From the records below, copy out exactly the lines from the one containing "g1t[4], c1t[1], sht[1];" to the one containing "dyrt, hr2t, mp);", both included. Add nothing else.

==============================

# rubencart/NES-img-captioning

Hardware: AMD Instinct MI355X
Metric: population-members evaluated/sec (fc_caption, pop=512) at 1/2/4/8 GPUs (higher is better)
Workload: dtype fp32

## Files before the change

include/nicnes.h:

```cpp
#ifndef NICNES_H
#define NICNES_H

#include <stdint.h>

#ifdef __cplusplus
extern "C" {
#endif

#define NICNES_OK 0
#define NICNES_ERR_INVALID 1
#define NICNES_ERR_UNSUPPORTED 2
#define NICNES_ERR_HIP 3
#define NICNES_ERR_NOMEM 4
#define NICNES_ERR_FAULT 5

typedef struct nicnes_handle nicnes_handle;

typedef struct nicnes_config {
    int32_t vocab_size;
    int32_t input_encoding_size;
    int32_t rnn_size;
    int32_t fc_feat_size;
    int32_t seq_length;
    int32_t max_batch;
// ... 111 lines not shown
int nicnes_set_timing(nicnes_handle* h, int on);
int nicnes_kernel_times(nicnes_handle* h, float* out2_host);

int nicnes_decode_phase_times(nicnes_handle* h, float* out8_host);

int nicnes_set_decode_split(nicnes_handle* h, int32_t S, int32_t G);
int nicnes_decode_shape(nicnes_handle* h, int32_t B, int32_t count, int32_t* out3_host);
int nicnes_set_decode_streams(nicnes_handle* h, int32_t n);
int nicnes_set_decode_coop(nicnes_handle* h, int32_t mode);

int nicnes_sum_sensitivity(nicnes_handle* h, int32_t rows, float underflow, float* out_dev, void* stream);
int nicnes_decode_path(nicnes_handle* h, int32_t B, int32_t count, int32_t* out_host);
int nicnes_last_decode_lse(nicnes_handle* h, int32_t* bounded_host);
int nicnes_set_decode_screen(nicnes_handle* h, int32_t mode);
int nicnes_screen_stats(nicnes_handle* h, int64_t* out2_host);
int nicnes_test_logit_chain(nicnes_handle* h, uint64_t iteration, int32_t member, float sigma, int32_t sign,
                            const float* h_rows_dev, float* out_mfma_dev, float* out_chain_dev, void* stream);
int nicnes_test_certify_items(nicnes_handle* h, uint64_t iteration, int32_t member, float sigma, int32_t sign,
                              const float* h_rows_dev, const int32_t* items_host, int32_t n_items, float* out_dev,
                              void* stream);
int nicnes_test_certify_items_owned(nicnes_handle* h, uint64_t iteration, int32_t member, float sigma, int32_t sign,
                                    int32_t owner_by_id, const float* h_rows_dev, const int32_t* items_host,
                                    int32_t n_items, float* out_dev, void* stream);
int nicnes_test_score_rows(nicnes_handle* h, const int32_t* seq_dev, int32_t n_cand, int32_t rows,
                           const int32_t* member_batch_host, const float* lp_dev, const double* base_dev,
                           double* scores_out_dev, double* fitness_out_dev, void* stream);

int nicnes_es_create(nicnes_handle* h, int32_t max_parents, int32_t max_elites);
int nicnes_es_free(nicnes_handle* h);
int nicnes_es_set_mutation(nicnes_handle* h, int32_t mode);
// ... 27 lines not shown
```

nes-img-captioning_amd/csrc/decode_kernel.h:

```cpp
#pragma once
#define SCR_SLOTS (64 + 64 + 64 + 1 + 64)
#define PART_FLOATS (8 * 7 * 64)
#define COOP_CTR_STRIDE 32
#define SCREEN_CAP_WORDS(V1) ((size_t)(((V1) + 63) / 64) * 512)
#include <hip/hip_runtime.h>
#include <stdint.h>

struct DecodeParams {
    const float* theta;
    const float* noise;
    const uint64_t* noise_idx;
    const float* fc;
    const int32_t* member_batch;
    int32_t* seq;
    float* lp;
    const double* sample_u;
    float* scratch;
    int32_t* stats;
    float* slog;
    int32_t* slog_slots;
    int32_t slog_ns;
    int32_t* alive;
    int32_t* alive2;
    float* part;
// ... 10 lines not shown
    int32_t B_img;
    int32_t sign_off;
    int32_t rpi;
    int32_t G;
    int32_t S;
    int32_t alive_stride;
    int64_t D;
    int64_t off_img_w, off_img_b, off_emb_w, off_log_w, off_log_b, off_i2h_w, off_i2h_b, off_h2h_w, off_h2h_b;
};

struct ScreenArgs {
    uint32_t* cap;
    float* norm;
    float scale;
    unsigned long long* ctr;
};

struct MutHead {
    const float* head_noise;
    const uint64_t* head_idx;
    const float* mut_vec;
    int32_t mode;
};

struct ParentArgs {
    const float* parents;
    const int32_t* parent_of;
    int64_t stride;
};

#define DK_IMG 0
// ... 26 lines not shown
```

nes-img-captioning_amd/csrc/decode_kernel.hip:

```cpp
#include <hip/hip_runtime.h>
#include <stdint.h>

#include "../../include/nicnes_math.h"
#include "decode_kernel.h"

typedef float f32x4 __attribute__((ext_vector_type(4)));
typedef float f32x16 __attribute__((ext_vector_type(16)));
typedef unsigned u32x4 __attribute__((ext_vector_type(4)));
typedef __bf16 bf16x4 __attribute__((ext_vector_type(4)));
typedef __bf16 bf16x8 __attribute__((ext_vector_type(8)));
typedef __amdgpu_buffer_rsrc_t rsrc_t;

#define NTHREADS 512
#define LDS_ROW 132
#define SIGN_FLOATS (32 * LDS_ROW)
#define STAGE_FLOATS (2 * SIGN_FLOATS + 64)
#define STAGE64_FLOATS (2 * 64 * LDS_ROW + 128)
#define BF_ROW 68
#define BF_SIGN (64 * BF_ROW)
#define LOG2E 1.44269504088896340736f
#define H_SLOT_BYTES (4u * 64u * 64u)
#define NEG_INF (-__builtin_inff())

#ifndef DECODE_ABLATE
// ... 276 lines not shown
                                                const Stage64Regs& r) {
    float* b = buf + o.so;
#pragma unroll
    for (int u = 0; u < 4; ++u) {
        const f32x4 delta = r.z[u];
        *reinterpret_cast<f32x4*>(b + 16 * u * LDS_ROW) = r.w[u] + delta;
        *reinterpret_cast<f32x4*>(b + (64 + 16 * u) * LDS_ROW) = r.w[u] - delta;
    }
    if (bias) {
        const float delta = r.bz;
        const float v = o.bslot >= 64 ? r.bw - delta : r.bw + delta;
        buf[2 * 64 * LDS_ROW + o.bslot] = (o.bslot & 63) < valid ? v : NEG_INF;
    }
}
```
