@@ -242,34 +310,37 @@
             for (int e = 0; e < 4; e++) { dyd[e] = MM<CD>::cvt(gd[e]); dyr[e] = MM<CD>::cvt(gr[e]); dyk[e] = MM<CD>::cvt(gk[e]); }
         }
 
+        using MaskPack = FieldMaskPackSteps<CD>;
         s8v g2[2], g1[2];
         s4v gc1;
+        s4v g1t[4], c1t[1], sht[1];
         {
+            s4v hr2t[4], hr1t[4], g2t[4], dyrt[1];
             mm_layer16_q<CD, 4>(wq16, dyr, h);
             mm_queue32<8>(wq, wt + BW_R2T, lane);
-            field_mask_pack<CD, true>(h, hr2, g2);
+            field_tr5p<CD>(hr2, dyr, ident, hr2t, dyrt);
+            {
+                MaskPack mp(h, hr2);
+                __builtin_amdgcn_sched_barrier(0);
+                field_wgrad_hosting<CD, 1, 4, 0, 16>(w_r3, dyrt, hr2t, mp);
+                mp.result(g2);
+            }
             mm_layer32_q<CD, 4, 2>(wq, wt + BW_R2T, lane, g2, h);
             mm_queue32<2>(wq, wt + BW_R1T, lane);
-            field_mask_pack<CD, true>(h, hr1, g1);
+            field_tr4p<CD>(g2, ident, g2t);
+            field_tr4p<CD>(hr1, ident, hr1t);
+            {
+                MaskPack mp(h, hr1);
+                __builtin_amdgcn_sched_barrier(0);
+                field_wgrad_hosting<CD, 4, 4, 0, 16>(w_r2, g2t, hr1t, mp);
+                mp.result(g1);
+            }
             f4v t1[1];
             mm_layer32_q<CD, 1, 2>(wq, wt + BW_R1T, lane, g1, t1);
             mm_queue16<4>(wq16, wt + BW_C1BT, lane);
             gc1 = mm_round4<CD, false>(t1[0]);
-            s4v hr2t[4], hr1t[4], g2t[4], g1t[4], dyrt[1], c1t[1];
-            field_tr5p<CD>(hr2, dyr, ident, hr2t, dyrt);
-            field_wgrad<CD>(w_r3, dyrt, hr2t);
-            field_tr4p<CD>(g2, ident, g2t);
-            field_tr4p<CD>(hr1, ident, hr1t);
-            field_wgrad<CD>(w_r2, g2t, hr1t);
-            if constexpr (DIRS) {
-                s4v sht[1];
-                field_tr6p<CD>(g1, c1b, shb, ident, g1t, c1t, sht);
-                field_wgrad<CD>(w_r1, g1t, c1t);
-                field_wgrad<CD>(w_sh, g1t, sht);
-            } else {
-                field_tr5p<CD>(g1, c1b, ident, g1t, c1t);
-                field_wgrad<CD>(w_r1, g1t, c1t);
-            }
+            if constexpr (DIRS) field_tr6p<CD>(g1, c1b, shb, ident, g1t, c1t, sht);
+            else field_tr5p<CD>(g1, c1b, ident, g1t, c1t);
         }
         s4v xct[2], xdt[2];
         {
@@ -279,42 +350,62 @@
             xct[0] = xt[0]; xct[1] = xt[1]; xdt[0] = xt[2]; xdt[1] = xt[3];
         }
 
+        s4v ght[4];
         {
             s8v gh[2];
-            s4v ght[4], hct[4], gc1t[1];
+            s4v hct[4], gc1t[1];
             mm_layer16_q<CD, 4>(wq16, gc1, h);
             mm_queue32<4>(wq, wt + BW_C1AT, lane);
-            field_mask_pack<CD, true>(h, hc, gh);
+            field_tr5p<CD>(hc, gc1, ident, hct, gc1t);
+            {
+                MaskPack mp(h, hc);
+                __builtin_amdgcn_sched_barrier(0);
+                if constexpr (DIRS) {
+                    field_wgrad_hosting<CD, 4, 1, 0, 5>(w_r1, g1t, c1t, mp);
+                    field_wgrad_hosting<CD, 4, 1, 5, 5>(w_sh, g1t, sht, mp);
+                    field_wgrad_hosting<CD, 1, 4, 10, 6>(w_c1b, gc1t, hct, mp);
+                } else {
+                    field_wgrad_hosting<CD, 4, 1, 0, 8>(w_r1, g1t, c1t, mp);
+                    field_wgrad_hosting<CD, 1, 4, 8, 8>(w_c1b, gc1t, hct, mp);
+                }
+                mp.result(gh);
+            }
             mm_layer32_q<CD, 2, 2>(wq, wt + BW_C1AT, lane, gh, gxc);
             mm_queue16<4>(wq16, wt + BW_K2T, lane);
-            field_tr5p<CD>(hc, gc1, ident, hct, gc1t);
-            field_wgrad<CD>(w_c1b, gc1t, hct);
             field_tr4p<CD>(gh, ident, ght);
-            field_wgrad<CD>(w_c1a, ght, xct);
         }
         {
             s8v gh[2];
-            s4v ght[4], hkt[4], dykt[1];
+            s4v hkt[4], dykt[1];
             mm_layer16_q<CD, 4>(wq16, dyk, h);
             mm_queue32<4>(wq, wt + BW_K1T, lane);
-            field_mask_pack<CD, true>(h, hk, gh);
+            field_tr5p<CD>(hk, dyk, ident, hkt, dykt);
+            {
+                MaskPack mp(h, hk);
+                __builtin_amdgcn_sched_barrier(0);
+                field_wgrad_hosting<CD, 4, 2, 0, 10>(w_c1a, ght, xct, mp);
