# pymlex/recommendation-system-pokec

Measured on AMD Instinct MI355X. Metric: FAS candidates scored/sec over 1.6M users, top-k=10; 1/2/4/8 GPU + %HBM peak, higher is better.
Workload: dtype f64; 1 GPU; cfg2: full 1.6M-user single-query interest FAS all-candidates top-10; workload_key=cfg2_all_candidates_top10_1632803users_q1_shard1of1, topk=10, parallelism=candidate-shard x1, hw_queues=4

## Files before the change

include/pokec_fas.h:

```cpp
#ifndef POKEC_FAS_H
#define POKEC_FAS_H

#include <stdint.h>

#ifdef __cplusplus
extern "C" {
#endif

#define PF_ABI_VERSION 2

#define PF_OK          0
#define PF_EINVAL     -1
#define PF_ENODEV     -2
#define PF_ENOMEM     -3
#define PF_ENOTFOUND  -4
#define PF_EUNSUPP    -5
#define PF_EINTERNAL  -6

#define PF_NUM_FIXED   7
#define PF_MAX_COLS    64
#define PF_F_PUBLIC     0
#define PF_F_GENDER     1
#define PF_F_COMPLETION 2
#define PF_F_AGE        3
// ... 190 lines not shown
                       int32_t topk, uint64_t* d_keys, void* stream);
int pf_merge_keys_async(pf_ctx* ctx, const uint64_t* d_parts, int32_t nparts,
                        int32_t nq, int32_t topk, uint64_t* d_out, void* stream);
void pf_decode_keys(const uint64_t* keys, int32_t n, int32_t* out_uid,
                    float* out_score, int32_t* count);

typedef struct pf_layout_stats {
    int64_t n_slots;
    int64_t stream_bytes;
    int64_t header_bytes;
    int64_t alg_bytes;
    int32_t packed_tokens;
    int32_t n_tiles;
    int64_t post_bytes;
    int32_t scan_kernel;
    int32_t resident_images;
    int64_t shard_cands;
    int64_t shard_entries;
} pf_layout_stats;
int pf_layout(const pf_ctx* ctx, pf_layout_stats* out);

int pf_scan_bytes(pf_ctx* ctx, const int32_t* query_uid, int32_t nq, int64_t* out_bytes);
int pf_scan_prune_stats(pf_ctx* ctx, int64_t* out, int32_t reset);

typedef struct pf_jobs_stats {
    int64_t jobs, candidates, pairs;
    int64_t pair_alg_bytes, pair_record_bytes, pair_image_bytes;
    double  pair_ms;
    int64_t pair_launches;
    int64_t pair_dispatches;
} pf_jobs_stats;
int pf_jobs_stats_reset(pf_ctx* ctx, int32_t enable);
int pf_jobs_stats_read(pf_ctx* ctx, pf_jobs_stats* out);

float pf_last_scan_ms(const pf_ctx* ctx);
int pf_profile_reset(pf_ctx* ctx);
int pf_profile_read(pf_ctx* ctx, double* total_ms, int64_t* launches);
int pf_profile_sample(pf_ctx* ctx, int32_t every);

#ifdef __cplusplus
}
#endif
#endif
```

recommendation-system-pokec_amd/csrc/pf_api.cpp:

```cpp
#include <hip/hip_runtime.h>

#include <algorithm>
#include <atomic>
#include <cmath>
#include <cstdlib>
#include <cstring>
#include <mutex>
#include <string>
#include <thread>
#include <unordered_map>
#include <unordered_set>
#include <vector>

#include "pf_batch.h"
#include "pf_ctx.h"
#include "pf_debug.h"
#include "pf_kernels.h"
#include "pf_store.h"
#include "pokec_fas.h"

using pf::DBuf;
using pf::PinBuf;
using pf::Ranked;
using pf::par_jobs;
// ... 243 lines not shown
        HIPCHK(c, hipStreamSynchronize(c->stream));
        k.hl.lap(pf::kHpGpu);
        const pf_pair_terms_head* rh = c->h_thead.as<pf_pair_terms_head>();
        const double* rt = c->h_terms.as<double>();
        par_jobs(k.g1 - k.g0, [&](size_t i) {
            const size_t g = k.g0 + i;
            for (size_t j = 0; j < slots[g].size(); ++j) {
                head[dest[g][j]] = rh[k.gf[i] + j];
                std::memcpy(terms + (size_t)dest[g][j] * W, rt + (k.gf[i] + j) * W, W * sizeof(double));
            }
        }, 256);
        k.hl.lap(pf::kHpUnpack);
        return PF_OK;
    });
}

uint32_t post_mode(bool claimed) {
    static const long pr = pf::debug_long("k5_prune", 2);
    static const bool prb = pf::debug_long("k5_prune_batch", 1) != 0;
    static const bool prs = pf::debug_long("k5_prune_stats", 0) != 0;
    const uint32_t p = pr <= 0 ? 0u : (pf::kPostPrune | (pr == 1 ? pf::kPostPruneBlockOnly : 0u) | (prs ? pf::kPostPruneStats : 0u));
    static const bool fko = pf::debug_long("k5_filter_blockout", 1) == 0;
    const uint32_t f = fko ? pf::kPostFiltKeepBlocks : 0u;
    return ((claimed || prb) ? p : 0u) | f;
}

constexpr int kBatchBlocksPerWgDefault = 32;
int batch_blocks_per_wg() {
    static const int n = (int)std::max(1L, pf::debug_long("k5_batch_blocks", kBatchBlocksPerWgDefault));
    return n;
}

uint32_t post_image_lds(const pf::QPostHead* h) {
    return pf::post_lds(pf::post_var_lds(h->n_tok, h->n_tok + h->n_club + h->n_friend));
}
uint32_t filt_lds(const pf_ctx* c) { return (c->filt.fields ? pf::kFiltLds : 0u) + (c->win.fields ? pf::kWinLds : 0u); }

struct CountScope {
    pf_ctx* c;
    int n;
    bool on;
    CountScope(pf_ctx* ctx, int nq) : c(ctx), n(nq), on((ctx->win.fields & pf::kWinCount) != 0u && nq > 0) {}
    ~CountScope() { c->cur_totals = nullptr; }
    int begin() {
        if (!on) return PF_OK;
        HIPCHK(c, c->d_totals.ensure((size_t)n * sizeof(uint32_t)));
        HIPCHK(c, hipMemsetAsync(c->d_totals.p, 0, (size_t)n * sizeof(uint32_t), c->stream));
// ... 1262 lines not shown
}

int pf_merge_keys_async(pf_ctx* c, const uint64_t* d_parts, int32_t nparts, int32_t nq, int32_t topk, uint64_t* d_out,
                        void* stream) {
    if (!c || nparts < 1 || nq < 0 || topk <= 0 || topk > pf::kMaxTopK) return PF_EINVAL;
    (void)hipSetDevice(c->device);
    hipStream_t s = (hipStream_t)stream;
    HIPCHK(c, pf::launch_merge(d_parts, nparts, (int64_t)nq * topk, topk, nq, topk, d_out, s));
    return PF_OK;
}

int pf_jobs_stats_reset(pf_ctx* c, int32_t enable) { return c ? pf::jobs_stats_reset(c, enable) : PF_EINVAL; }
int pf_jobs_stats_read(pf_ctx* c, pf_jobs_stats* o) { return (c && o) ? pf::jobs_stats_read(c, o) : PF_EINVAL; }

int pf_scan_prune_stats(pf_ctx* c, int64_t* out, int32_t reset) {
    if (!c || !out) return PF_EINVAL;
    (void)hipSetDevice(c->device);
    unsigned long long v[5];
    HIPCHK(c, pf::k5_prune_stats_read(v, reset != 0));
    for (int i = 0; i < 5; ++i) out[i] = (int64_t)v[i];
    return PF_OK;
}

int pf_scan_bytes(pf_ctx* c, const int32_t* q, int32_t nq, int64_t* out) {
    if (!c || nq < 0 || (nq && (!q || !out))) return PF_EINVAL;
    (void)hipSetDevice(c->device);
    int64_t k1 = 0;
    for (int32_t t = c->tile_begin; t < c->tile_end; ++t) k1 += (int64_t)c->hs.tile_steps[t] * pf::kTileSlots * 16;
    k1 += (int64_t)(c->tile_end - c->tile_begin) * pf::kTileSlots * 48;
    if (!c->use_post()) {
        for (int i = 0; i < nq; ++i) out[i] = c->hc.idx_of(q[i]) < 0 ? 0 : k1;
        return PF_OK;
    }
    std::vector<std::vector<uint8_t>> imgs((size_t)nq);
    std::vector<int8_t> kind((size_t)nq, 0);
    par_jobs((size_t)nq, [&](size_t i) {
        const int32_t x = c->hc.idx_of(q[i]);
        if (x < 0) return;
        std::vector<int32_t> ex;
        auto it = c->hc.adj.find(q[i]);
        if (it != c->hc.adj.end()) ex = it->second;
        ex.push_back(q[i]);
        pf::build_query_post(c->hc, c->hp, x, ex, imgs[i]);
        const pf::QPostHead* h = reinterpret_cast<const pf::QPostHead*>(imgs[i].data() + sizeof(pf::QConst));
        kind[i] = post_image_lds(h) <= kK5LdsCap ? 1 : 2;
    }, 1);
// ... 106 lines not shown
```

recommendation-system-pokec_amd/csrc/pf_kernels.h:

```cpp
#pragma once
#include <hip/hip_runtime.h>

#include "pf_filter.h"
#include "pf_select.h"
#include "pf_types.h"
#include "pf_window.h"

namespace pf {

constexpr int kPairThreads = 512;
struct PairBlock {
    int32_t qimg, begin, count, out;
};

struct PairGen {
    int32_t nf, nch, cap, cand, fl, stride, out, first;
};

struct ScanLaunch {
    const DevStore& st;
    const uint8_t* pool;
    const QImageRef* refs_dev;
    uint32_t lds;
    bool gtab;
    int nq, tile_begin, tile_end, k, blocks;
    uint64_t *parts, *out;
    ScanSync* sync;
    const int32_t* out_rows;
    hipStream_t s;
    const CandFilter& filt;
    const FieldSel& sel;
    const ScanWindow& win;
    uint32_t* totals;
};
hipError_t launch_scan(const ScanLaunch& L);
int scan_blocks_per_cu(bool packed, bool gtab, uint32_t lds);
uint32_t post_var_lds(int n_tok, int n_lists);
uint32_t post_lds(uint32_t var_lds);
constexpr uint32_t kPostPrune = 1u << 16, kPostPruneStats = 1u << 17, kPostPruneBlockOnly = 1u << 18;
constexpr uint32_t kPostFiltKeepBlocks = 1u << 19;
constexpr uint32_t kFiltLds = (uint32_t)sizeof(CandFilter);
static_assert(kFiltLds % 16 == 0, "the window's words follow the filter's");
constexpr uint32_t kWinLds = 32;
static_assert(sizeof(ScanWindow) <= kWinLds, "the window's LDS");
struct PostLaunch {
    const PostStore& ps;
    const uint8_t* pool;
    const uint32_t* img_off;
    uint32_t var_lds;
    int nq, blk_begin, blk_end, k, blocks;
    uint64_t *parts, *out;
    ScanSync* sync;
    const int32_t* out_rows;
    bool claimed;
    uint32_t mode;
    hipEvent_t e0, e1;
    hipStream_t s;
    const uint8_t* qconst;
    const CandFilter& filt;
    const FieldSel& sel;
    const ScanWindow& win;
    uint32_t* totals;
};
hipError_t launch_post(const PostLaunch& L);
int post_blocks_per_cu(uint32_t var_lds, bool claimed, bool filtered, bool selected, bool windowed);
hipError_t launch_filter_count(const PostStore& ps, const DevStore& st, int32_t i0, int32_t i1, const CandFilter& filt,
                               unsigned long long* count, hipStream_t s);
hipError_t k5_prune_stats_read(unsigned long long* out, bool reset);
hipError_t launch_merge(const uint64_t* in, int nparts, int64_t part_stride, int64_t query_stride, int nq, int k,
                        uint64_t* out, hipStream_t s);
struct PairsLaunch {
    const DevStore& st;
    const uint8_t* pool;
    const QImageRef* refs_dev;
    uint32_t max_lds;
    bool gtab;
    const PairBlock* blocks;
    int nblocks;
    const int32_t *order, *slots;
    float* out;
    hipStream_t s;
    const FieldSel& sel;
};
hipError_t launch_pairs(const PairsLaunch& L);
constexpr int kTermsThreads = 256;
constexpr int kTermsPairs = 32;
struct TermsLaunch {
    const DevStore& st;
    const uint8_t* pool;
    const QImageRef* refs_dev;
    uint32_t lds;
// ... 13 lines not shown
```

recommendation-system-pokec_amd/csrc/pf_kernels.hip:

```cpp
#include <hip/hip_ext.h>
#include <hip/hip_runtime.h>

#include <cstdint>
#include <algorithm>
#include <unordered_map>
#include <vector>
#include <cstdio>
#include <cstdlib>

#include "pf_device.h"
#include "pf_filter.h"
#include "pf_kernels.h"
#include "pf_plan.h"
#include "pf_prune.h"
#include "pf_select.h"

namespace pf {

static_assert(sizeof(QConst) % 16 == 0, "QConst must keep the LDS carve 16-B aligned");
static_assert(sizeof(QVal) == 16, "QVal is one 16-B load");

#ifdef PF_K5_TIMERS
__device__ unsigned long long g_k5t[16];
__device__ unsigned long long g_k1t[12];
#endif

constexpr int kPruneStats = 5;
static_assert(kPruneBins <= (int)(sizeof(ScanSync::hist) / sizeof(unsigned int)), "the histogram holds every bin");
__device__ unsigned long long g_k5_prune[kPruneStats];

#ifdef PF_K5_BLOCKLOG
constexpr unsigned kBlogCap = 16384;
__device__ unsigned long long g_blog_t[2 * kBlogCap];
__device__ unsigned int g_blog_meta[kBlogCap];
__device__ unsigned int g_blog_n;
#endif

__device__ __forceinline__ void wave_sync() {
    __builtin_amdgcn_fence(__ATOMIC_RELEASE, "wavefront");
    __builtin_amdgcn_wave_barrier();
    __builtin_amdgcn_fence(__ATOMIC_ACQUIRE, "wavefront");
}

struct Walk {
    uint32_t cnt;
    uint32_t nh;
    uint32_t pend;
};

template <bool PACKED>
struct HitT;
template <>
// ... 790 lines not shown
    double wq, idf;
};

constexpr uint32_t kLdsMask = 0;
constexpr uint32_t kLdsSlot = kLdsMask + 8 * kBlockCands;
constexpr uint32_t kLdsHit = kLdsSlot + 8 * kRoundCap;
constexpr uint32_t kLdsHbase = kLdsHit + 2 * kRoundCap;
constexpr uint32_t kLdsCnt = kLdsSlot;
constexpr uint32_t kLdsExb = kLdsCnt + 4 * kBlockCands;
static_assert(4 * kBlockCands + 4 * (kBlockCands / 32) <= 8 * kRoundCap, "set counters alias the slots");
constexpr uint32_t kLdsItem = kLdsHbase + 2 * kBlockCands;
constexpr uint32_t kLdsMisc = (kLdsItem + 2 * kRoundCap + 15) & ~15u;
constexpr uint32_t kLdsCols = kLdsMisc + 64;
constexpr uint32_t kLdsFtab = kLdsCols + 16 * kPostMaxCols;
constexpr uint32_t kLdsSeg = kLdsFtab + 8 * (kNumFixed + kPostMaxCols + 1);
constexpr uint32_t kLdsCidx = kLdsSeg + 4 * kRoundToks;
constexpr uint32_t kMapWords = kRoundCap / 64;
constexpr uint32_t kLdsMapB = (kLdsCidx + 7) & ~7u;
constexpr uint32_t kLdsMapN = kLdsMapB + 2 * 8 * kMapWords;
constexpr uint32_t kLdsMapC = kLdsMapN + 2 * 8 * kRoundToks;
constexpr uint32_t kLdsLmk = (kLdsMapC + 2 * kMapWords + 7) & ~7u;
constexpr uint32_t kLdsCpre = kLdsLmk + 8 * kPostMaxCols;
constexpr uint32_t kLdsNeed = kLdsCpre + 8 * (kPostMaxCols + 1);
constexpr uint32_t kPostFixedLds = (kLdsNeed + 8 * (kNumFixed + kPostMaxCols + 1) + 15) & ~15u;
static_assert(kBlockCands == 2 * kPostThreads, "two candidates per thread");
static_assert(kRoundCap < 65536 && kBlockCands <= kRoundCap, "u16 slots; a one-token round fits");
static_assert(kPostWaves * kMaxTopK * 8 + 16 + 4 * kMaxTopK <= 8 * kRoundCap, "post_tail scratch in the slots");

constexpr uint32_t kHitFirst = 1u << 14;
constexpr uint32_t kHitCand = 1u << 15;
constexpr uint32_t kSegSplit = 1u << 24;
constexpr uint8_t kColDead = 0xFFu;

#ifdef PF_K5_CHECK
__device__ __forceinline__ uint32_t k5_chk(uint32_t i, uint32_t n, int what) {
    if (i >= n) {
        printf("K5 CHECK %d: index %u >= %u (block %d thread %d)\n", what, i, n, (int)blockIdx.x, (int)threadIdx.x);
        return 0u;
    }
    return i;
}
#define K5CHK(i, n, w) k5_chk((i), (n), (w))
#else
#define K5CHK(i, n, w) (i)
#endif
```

==============================

#### Solution to the problem
+        s4v g1t[4], c1t[1], sht[1];
         {
+            s4v hr2t[4], hr1t[4], g2t[4], dyrt[1];
             mm_layer16_q<CD, 4>(wq16, dyr, h);
             mm_queue32<8>(wq, wt + BW_R2T, lane);
-            field_mask_pack<CD, true>(h, hr2, g2);
+            field_tr5p<CD>(hr2, dyr, ident, hr2t, dyrt);
+            {
+                MaskPack mp(h, hr2);
+                __builtin_amdgcn_sched_barrier(0);
+                field_wgrad_hosting<CD, 1, 4, 0, 16>(w_r3, dyrt, hr2t, mp);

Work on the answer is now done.